Project Summary
Research suggests that the U.S. wastes billions each year on defensive medicine – unnecessary procedures and
treatment that add no clinical value—with recent estimates suggesting that defensive medicine might account
for 8-20% of Medicare spending and over 1/3 of overall hospital spending. Much of the “waste” occurs in
hospital settings (e.g. low-value imaging and testing, unnecessary hospitalizations) where 85% of inpatient
stays and 53% of emergency department (ED) visits are among adults age 45 and older. Although the fear of
medical malpractice lawsuits may help prevent medical errors and improve patient safety, it may also result in
over-utilization and higher healthcare costs. In an effort to curb the number of non-meritorious lawsuits and
reduce defensive medicine costs, a number of states have enacted tort reforms. Noneconomic damage caps
(limits to the amount awarded for “pain and suffering”), have shown the most promising effects, but evidence is
mixed on whether these caps have changed the probability of being sued or the supply of physicians. For
patients, there appears to be little evidence that caps resulted in changes in quality and mostly evidence of no
effects on utilization and costs, except for certain healthcare settings or patients. We know little about the
effects of a more substantial reform except from a recent study on the military health system. The authors
found a significant effect of liability immunity, but it is unclear the extent to which this effect might hold for the
broader US population, and in particular for older adults who are more likely than younger patients to be
medically complex, have multiple chronic conditions, and need inpatient care, a setting where 85% of U.S.

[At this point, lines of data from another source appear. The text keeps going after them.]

template <int DIAG, int DM, int NBW, int TM = 3, int RTN = SRT, bool C1M = false>
__global__ __launch_bounds__(SCT, 2) void subconv_split_ring_kernel(SubConvArgs a, PatchGeom RS, int rows) {
  static_assert(DIAG == 0 || RTN == SRT, "the timing variants run two row tiles per wave");
  static_assert(!C1M || (TM == 2 && (DM == 144 || DM == 256)), "conv1 on the matrix pipe: the two-term kernels of dmodel 144 / 256");
  constexpr int KB = DM / 16, NB = NBW, NI = ninth_steps(KB), NK32 = KB * NPAIR + NI, SLABF = NBW * TM * 64, D = DM;
  const int c0 = blockIdx.z * NBW;
  __shared__ __attribute__((aligned(16))) u32x4_t wl[SRING][SLABF];
  __shared__ __attribute__((aligned(16))) float melp[MELP];
  __shared__ __attribute__((aligned(16))) float p_w1[9 * D], p_b1[D], p_b2[D];
  const int lane = threadIdx.x & 63, wave = threadIdx.x >> 6;
  const int g4 = (lane >> 4) * 4, c = lane & 15;
  const int b = blockIdx.y, r0 = blockIdx.x * (SCW * 16 * RTN), PU = a.T2 * a.F2;
  int F = a.F, T1 = a.T1, pt1 = a.pt1, pt2 = a.pt2;
  if (a.wav_len) {
    int t2_;
    F = (a.wav_len[b] + a.hop - 1) / a.hop;
    ragged_same_pad(F, 3, a.st1, &T1, &pt1);
    ragged_same_pad(T1, 3, 2, &t2_, &pt2);
  }
  const u32x4_t* __restrict__ wg = reinterpret_cast<const u32x4_t*>(TM == 2 ? a.w2h : a.w2s) + (size_t)blockIdx.z * NK32 * SLABF;
  float s1 = TM == 2 ? a.h_scale : 1.f;
  if (TM == 2 && a.h_melmax) {
    const float bound = fmaf(a.h_l1, __uint_as_float(a.h_melmax[b]), a.h_bmax);
    const int e = (int)((__float_as_uint(bound) >> 23) & 255u);
    s1 = __uint_as_float((unsigned)(127 + min(60, max(-60, 141 - e))) << 23);
  }
  const float s2 = TM == 2 ? s1 * a.h_wscale : 1.f;
  float sm = 1.f, kmul = 1.f;
  if constexpr (C1M) {
    sm = a.c1_mscale;
    if (a.h_melmax) {
      const int e = (int)((a.h_melmax[b] >> 23) & 255u);
      sm = __uint_as_float((unsigned)(127 + min(60, max(-60, 141 - e))) << 23);
    }
    kmul = s1 / (sm * a.c1_wscale);
  }
  constexpr int NQ = (SLABF + SCT - 1) / SCT;
  u32x4_t nw[NQ];
#pragma unroll
  for (int q = 0; q < NQ; ++q) {
    const int idx = threadIdx.x + SCT * q;
    nw[q] = u32x4_t{0u, 0u, 0u, 0u};
    if (idx < SLABF) nw[q] = wg[idx];
  }
  const int t2a = r0 / a.F2;
  const int tm_base = 4 * t2a - 2 * pt2 - pt1, fm_base = -2 * a.pf2 - a.pf1;
  const float* __restrict__ mbp = a.mel + (size_t)b * a.F * a.NM;
  const int RSL = 4 * RS.seg;
  const unsigned plane = (unsigned)rows * C1_ROWB;
  const unsigned melp_addr = (unsigned)(size_t)(__attribute__((address_space(3))) void*)melp;
  if constexpr (C1M) {
    unsigned* mph = reinterpret_cast<unsigned*>(melp);
    constexpr int RD = C1_ROWB / 4;
    for (int i = threadIdx.x; i < rows * RD; i += SCT) {
      const int rr = i / RD, jp = i - rr * RD;
      const int tm = tm_base + rr, fm = fm_base + 2 * jp;
      const bool okr = tm >= 0 && tm < F;
      const float v0 = (okr && fm >= 0 && fm < a.NM) ? mbp[(size_t)tm * a.NM + fm] * sm : 0.f;
      const float v1 = (okr && fm + 1 >= 0 && fm + 1 < a.NM) ? mbp[(size_t)tm * a.NM + fm + 1] * sm : 0.f;
      const unsigned h = split_hi_f16(v0, v1);
      mph[i] = h;
      mph[rows * RD + i] = split_lo_f16(h, v0, v1);
    }
    for (int i = threadIdx.x; i < C1_ZERO_ROWS * RD; i += SCT) mph[2 * rows * RD + i] = 0u;
  } else {
  for (int i = threadIdx.x; i < rows * RSL; i += SCT) {
    const int rr = i / RSL, jj = i - rr * RSL;
    const int tm = tm_base + rr, fm = fm_base + jj;
    melp[MI355ASR_CONV1_V2 ? rr * RS.row + jj : rr * RS.row + (jj & 3) * RS.seg + (jj >> 2)] =
        (tm >= 0 && tm < F && fm >= 0 && fm < a.NM) ? mbp[(size_t)tm * a.NM + fm] : 0.f;
  }
  }
  {
    const float ws1 = C1M ? a.c1_wscale : s1, bs1 = C1M ? sm * a.c1_wscale : s1;
    for (int i = threadIdx.x; i < 9 * D; i += SCT) p_w1[i] = a.w1[i] * ws1;
    for (int i = threadIdx.x; i < D; i += SCT) { p_b1[i] = a.b1[i] * bs1; p_b2[i] = a.b2[i] * s2; }
  }
  std::conditional_t<C1M, C1Lane<RTN>, SplitLane<RTN, DM == 144>> sl;
#pragma unroll
  for (int rt = 0; rt < RTN; ++rt) {
    const int r = min(r0 + 16 * RTN * wave + 16 * rt + c, PU - 1);
    const int t2 = r / a.F2, f2 = r - t2 * a.F2;
    if constexpr (C1M) {
      const int g = lane >> 4;
      const unsigned win = melp_addr + (unsigned)(4 * (t2 - t2a) + g) * C1_ROWB + 8u * (unsigned)f2;
      const unsigned zero = melp_addr + 2u * plane;
      sl.bh[rt] = g < 3 ? win : zero;
      sl.bl[rt] = g < 3 ? win + plane : zero;
    } else {
      sl.mb[rt] = 4 * (t2 - t2a) * RS.row + (MI355ASR_CONV1_V2 ? 4 * f2 : f2);
    }
    unsigned vm = 0;
#pragma unroll
    for (int kt = 0; kt < 3; ++kt)
#pragma unroll
      for (int kf = 0; kf < 3; ++kf) {
        const int t1 = 2 * t2 + kt - pt2, f1 = 2 * f2 + kf - a.pf2;
        vm |= (unsigned)((t1 >= 0) & (t1 < T1) & (f1 >= 0) & (f1 < a.F1)) << (kt * 3 + kf);
      }
    sl.valid[rt] = vm;
  }
#pragma unroll
  for (int q = 0; q < NQ; ++q) {
    const int idx = threadIdx.x + SCT * q;
    if (idx < SLABF) wl[0][idx] = nw[q];
  }
  __syncthreads();

  f32x4 acc[RTN][NB];
#pragma unroll
  for (int n = 0; n < NB; ++n) {
    const f32x4 bv = lds4(p_b2, c0 + n, g4);
#pragma unroll
    for (int rt = 0; rt < RTN; ++rt) acc[rt][n] = bv;
  }
  f32x4 w1r[C1M ? 1 : 9];
  C1Taps c1t{0u, 0u, 0u, 0u};
  auto load_taps = [&](int cb) {
    if constexpr (C1M) {
      const int g = lane >> 4;
      const float* wp = p_w1 + 3 * min(g, 2) * D + 16 * cb + c;
      const float w0 = g < 3 ? wp[0] : 0.f, w1 = g < 3 ? wp[D] : 0.f, w2 = g < 3 ? wp[2 * D] : 0.f;
      c1t.ph = split_hi_f16(w0, w1);
      c1t.qh = split_hi_f16(w2, 0.f);
      c1t.pl = split_lo_f16(c1t.ph, w0, w1);
      c1t.ql = split_lo_f16(c1t.qh, w2, 0.f);
    } else {
#pragma unroll
      for (int tp = 0; tp < 9; ++tp) w1r[tp] = *reinterpret_cast<const f32x4*>(p_w1 + tp * D + 16 * cb + g4);
    }
  };
  auto sl_bh = [&](int rt) { if constexpr (C1M) return sl.bh[rt]; else return 0u; };
  auto sl_bl = [&](int rt) { if constexpr (C1M) return sl.bl[rt]; else return 0u; };
  constexpr bool C1I = C1M && MI355ASR_SUBCONV_C1I;
  Split8x3 xbuf[C1I ? 2 : 1][RTN];
  Split8x3 (&xa)[RTN] = xbuf[0];
  auto frags_pair = [&](auto PI, int cb, auto DST) {
    constexpr int pair = decltype(PI)::value;
    Split8x3 (&dst)[RTN] = xbuf[C1I ? decltype(DST)::value : 0];
    if constexpr (C1M) frags_for_mm<pair>(dst, sl, c1t, lds4(p_b1, cb, g4), kmul);
    else frags_for<pair, DIAG, TM>(dst, melp, RS, sl, w1r, lds4(p_b1, cb, g4));
  };
  auto frags_9th = [&](int cbA, auto DST) {
    Split8x3 (&dst)[RTN] = xbuf[C1I ? decltype(DST)::value : 0];
    if constexpr (C1M) frags_ninth_mm(dst, sl, c1t, p_b1, g4, cbA, KB, kmul, load_taps);
    else frags_ninth<DIAG, TM>(dst, melp, RS, sl, w1r, p_b1, g4, cbA, KB, load_taps);
  };
  using B0 = std::integral_constant<int, 0>;
  u32x4_t c1w[4];
  f32x4 c1v[2];
  auto c1_piece = [&](auto PI, auto GI, int cb, auto DST) {
    constexpr int pair = decltype(PI)::value, gi = decltype(GI)::value, QA = 2 * pair, QB = 2 * pair + 1;
    Split8x3 (&dst)[RTN] = xbuf[C1I ? decltype(DST)::value : 0];
    auto reads = [&](int rt) {
      c1w[0] = c1_read<QA / 3>(sl_bh(rt)); c1w[1] = c1_read<QA / 3>(sl_bl(rt));
      c1w[2] = c1_read<QB / 3>(sl_bh(rt)); c1w[3] = c1_read<QB / 3>(sl_bl(rt));
    };
    auto conv = [&]() {
      asm volatile("" : "+v"(c1w[0]), "+v"(c1w[1]), "+v"(c1w[2]), "+v"(c1w[3]));
      const f32x4 c0v = lds4(p_b1, cb, g4);
      const u32x4_t ahA = c1_place<QA % 3>(c1t.ph, c1t.qh), alA = c1_place<QA % 3>(c1t.pl, c1t.ql);
      const u32x4_t ahB = c1_place<QB % 3>(c1t.ph, c1t.qh), alB = c1_place<QB % 3>(c1t.pl, c1t.ql);
      c1v[0] = mma32h(alA, c1w[0], c0v); c1v[1] = mma32h(alB, c1w[2], c0v);
      c1v[0] = mma32h(ahA, c1w[1], c1v[0]); c1v[1] = mma32h(ahB, c1w[3], c1v[1]);
      c1v[0] = mma32h(ahA, c1w[0], c1v[0]); c1v[1] = mma32h(ahB, c1w[2], c1v[1]);
    };
    auto finish = [&](int rt) { dst[rt] = split_tm<2>(c1_finish<QA>(c1v[0], sl, rt, kmul), c1_finish<QB>(c1v[1], sl, rt, kmul)); };
    if constexpr (gi == 0) reads(0);
    else if constexpr (gi == 1) conv();
    else if constexpr (gi == 2) { finish(0); if constexpr (RTN > 1) reads(1); }
    else if constexpr (gi == 3) { if constexpr (RTN > 1) conv(); }
    else if constexpr (gi == 4) { if constexpr (RTN > 1) finish(1); }
  };
  if constexpr (DIAG == 1) {
#pragma unroll
    for (int rt = 0; rt < RTN; ++rt)
#pragma unroll
      for (int t = 0; t < 3; ++t) xa[rt].t[t] = u32x4_t{0x3f803f80u, 0x3f803f80u, 0x3f803f80u, 0x3f803f80u};
  }
  const int wv = __builtin_amdgcn_readfirstlane(wave);
  const bool late = wv >= SCW / 2;
  int my_pieces = 0;
#pragma unroll
  for (int q = 0; q < NQ; ++q) my_pieces += (SCT * q + 64 * wv < SLABF) ? 1 : 0;
  auto issue_slab = [&](int t) {
    if (t < NK32 && DIAG != 3) {
      const u32x4_t* src = wg + (size_t)t * SLABF;
#pragma unroll
      for (int q = 0; q < NQ; ++q) {
        const int w0 = SCT * q + 64 * wv;
        if (w0 < SLABF) dma16(src + w0 + lane, &wl[t & (SRING - 1)][w0]);
      }
    }
  };
  for (int t = 1; t <= SRING - 2; ++t) issue_slab(t);
  auto run = [&](auto LATE_T) {
  constexpr bool LATE = decltype(LATE_T)::value || C1I;
  if constexpr (LATE) {
    load_taps(0);
    frags_pair(B0{}, 0, B0{});
  }
  auto step_body = [&](int s, auto&& frags_this, auto&& frags_next, auto PAR_T) {
      const int cur = s & (SRING - 1);
      Split8x3 (&xin)[RTN] = xbuf[(C1M && MI355ASR_SUBCONV_C1I) ? decltype(PAR_T)::value : 0];
      auto slab_dma = [&]() { issue_slab(s + SRING - 1); };
      auto mfma_cur = [&](auto&& between) {
        constexpr int G = NB % 2 == 0 ? 2 : 1, NG = NB / G;
        const unsigned base = (unsigned)(size_t)(__attribute__((address_space(3))) void*)(&wl[cur][lane]);
        u32x4_t wa[G][3], wb[G][3];
        auto fetch = [&](u32x4_t (&w)[G][3], auto GI) {
          constexpr int gi = decltype(GI)::value;
          static_for<0, G>([&](auto HI) {
            constexpr int h = decltype(HI)::value;
            if constexpr (DIAG == 9 && gi > 0) { w[h][0] = wa[0][0]; w[h][1] = wa[0][1]; if constexpr (TM == 3) w[h][2] = wa[0][2]; return; }
            w[h][0] = lds_read16<((gi * G + h) * TM + 0) * 1024>(base);
            w[h][1] = lds_read16<((gi * G + h) * TM + 1) * 1024>(base);
            if constexpr (TM == 3) w[h][2] = lds_read16<((gi * G + h) * TM + 2) * 1024>(base);
          });
        };
        auto wait = [&](u32x4_t (&w)[G][3], auto N_T) {
          constexpr int N = decltype(N_T)::value;
          if constexpr (TM == 2 && G == 1)
            asm volatile("s_waitcnt lgkmcnt(%2)" : "+v"(w[0][0]), "+v"(w[0][1]) : "n"(N));
          else if constexpr (TM == 2)
            asm volatile("s_waitcnt lgkmcnt(%4)" : "+v"(w[0][0]), "+v"(w[0][1]), "+v"(w[1][0]), "+v"(w[1][1]) : "n"(N));
          else if constexpr (G == 1)
            asm volatile("s_waitcnt lgkmcnt(%3)" : "+v"(w[0][0]), "+v"(w[0][1]), "+v"(w[0][2]) : "n"(N));
          else
            asm volatile("s_waitcnt lgkmcnt(%6)" : "+v"(w[0][0]), "+v"(w[0][1]), "+v"(w[0][2]), "+v"(w[1][0]), "+v"(w[1][1]),
                         "+v"(w[1][2]) : "n"(N));
        };
        auto mma = [&](const u32x4_t (&w)[G][3], auto GI) {
          constexpr int gi = decltype(GI)::value;
#pragma unroll
          for (int ord = DIAG == 7 ? 1 : TM - 1; ord >= 0; --ord)
#pragma unroll
            for (int p = 0; p <= ord; ++p)
#pragma unroll
              for (int h = 0; h < G; ++h)
#pragma unroll
                for (int rt = 0; rt < RTN; ++rt) {
                  if constexpr (DIAG == 8)
                    acc[rt][gi * G + h] += __builtin_bit_cast(f32x4, w[h][ord - p] ^ xin[rt].t[p]);
                  else
                    acc[rt][gi * G + h] = mma32_tm<TM>(w[h][ord - p], xin[rt].t[p], acc[rt][gi * G + h]);
                }
        };
        fetch(wa, std::integral_constant<int, 0>{});
        static_for<0, NG>([&](auto GI) {
          constexpr int gi = decltype(GI)::value;
          if constexpr (gi % 2 == 0) {
            if constexpr (gi + 1 < NG) { fetch(wb, std::integral_constant<int, gi + 1>{}); wait(wa, std::integral_constant<int, TM * G>{}); }
            else wait(wa, std::integral_constant<int, 0>{});
            mma(wa, GI);
            between(GI);
          } else {
            if constexpr (gi + 1 < NG) { fetch(wa, std::integral_constant<int, gi + 1>{}); wait(wb, std::integral_constant<int, TM * G>{}); }
            else wait(wb, std::integral_constant<int, 0>{});
            mma(wb, GI);
            between(GI);
          }
        });
      };
      auto nothing = [](auto) {};
      if constexpr (DIAG == 1) {
        slab_dma();
        mfma_cur(nothing);
      } else if constexpr (C1M && MI355ASR_SUBCONV_C1I) {
        mfma_cur([&](auto GI) {
          if constexpr (decltype(GI)::value == 0) {
            __builtin_amdgcn_sched_barrier(0);
            slab_dma();
            __builtin_amdgcn_sched_barrier(0);
          }
          frags_this(GI);
        });
        constexpr int NGR = NB / (NB % 2 == 0 ? 2 : 1);
        if constexpr (NGR < 5) static_for<NGR, 5>([&](auto GI) { frags_this(GI); });
        __builtin_amdgcn_sched_barrier(0);
        frags_next();
      } else if constexpr (LATE) {
        mfma_cur([&](auto GI) {
          if constexpr (decltype(GI)::value == 0) {
            __builtin_amdgcn_sched_barrier(0);
            slab_dma();
            __builtin_amdgcn_sched_barrier(0);
          }
        });
        __builtin_amdgcn_sched_barrier(0);
        frags_next();
      } else {
        frags_this();
        __builtin_amdgcn_sched_barrier(0);
        slab_dma();
        __builtin_amdgcn_sched_barrier(0);
        mfma_cur(nothing);
      }
      {
        const int behind = min(SRING - 2, NK32 - 2 - s);
        wait_vmcnt(DIAG == 3 ? 0 : max(behind, 0) * my_pieces);
      }
      if constexpr (DIAG != 4) {
        __builtin_amdgcn_sched_barrier(0);
        __builtin_amdgcn_s_waitcnt(0xc07f);
        __builtin_amdgcn_s_barrier();
        __builtin_amdgcn_sched_barrier(0);
      }
  };
#pragma unroll 1
  for (int cb = 0; cb < KB; ++cb) {
    static_for<0, NPAIR>([&](auto PI) {
      constexpr int pair = decltype(PI)::value;
      using PAR = std::integral_constant<int, pair & 1>;
      using NXT = std::integral_constant<int, (pair & 1) ^ 1>;
      if constexpr (C1I) {
        step_body(cb * NPAIR + pair,
                  [&](auto GI) {
                    if constexpr (pair + 1 < NPAIR) c1_piece(std::integral_constant<int, pair + 1>{}, GI, cb, NXT{});
                    else if (cb + 1 < KB) {
                      if constexpr (decltype(GI)::value == 0) load_taps(cb + 1);
                      c1_piece(B0{}, GI, cb + 1, NXT{});
                    }
                  },
                  [&]() { if constexpr (pair + 1 == NPAIR) { if (cb + 1 == KB) frags_9th(0, NXT{}); } },
                  PAR{});
      } else {
      step_body(cb * NPAIR + pair,
                [&]() {
                  if constexpr (pair == 0) load_taps(cb);
                  frags_pair(PI, cb, B0{});
                },
                [&]() {
                  if constexpr (pair + 1 < NPAIR) {
                    frags_pair(std::integral_constant<int, pair + 1>{}, cb, B0{});
                  } else if (cb + 1 < KB) {
                    load_taps(cb + 1);
                    frags_pair(B0{}, cb + 1, B0{});
                  } else {
                    frags_9th(0, B0{});
                  }
                }, B0{});
      }
    });
  }
  if constexpr (C1I) {
    static_assert((KB * NPAIR) % 2 == 0, "the first ninth-tap step reads operand buffer 0");
    static_for<0, NI>([&](auto II) {
      constexpr int i = decltype(II)::value;
      step_body(KB * NPAIR + i, [](auto) {}, [&]() { if constexpr (i + 1 < NI) frags_9th(2 * i + 2, std::integral_constant<int, (i & 1) ^ 1>{}); },
                std::integral_constant<int, i & 1>{});
    });
  } else {
#pragma unroll 1
  for (int i = 0; i < NI; ++i) {
    step_body(KB * NPAIR + i,
              [&]() { frags_9th(2 * i, B0{}); },
              [&]() { if (i + 1 < NI) frags_9th(2 * i + 2, B0{}); }, B0{});
  }
  }
  };
  if (late || C1I) run(std::integral_constant<bool, true>{});
  else run(std::integral_constant<bool, false>{});
  const float inv2 = 1.0f / s2;
#pragma unroll
  for (int rt = 0; rt < RTN; ++rt) {
    const int r = r0 + 16 * RTN * wave + 16 * rt + c;
    if (r < PU) {
      float* orow = a.out + ((size_t)b * PU + r) * D;
#pragma unroll
      for (int n = 0; n < NB; ++n) {
        f32x4 v = acc[rt][n];
        v.x = fmaxf(v.x, 0.f); v.y = fmaxf(v.y, 0.f); v.z = fmaxf(v.z, 0.f); v.w = fmaxf(v.w, 0.f);
        if constexpr (TM == 2) v = v * splat4(inv2);
        stg4(orow + 16 * (c0 + n) + g4, v);
      }
    }
  }
}

}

defensive medicine costs occur. The overall objective of this R03 is to use a natural experimental design to
determine the causal effect of liability immunity on inpatient care and expenditures in the civilian health
industry. In 2011, the Florida legislature extended the state's sovereign immunity to cover non-profit university
teaching hospitals, eliminating personal liability for physicians practicing in six large hospitals accounting for
roughly 10% of the state's hospital caseload. Sovereign immunity, in contrast to damage caps or other reforms
that modify payment amounts, serves as a legal bar to lawsuits. Using individual-level hospital inpatient
discharge and emergency department data covering all patients in Florida over a 10-year period, we will use a
regression-adjusted difference-in-differences strategy to compare changes in defensive practice, quality, and
charges in hospitals granted immunity to other large hospitals in Florida following the law change. We can also
test for mediating factors, including the type of service (e.g. emergency department) and patient characteristics
(e.g. age, diagnosis). Based on preliminary findings in the military health system, we hypothesize that liability
immunity will reduce the incidence of defensive medicine and quality of care. Our findings have significant
potential to inform malpractice reform efforts to address defensive practice to ensure efficiency in healthcare.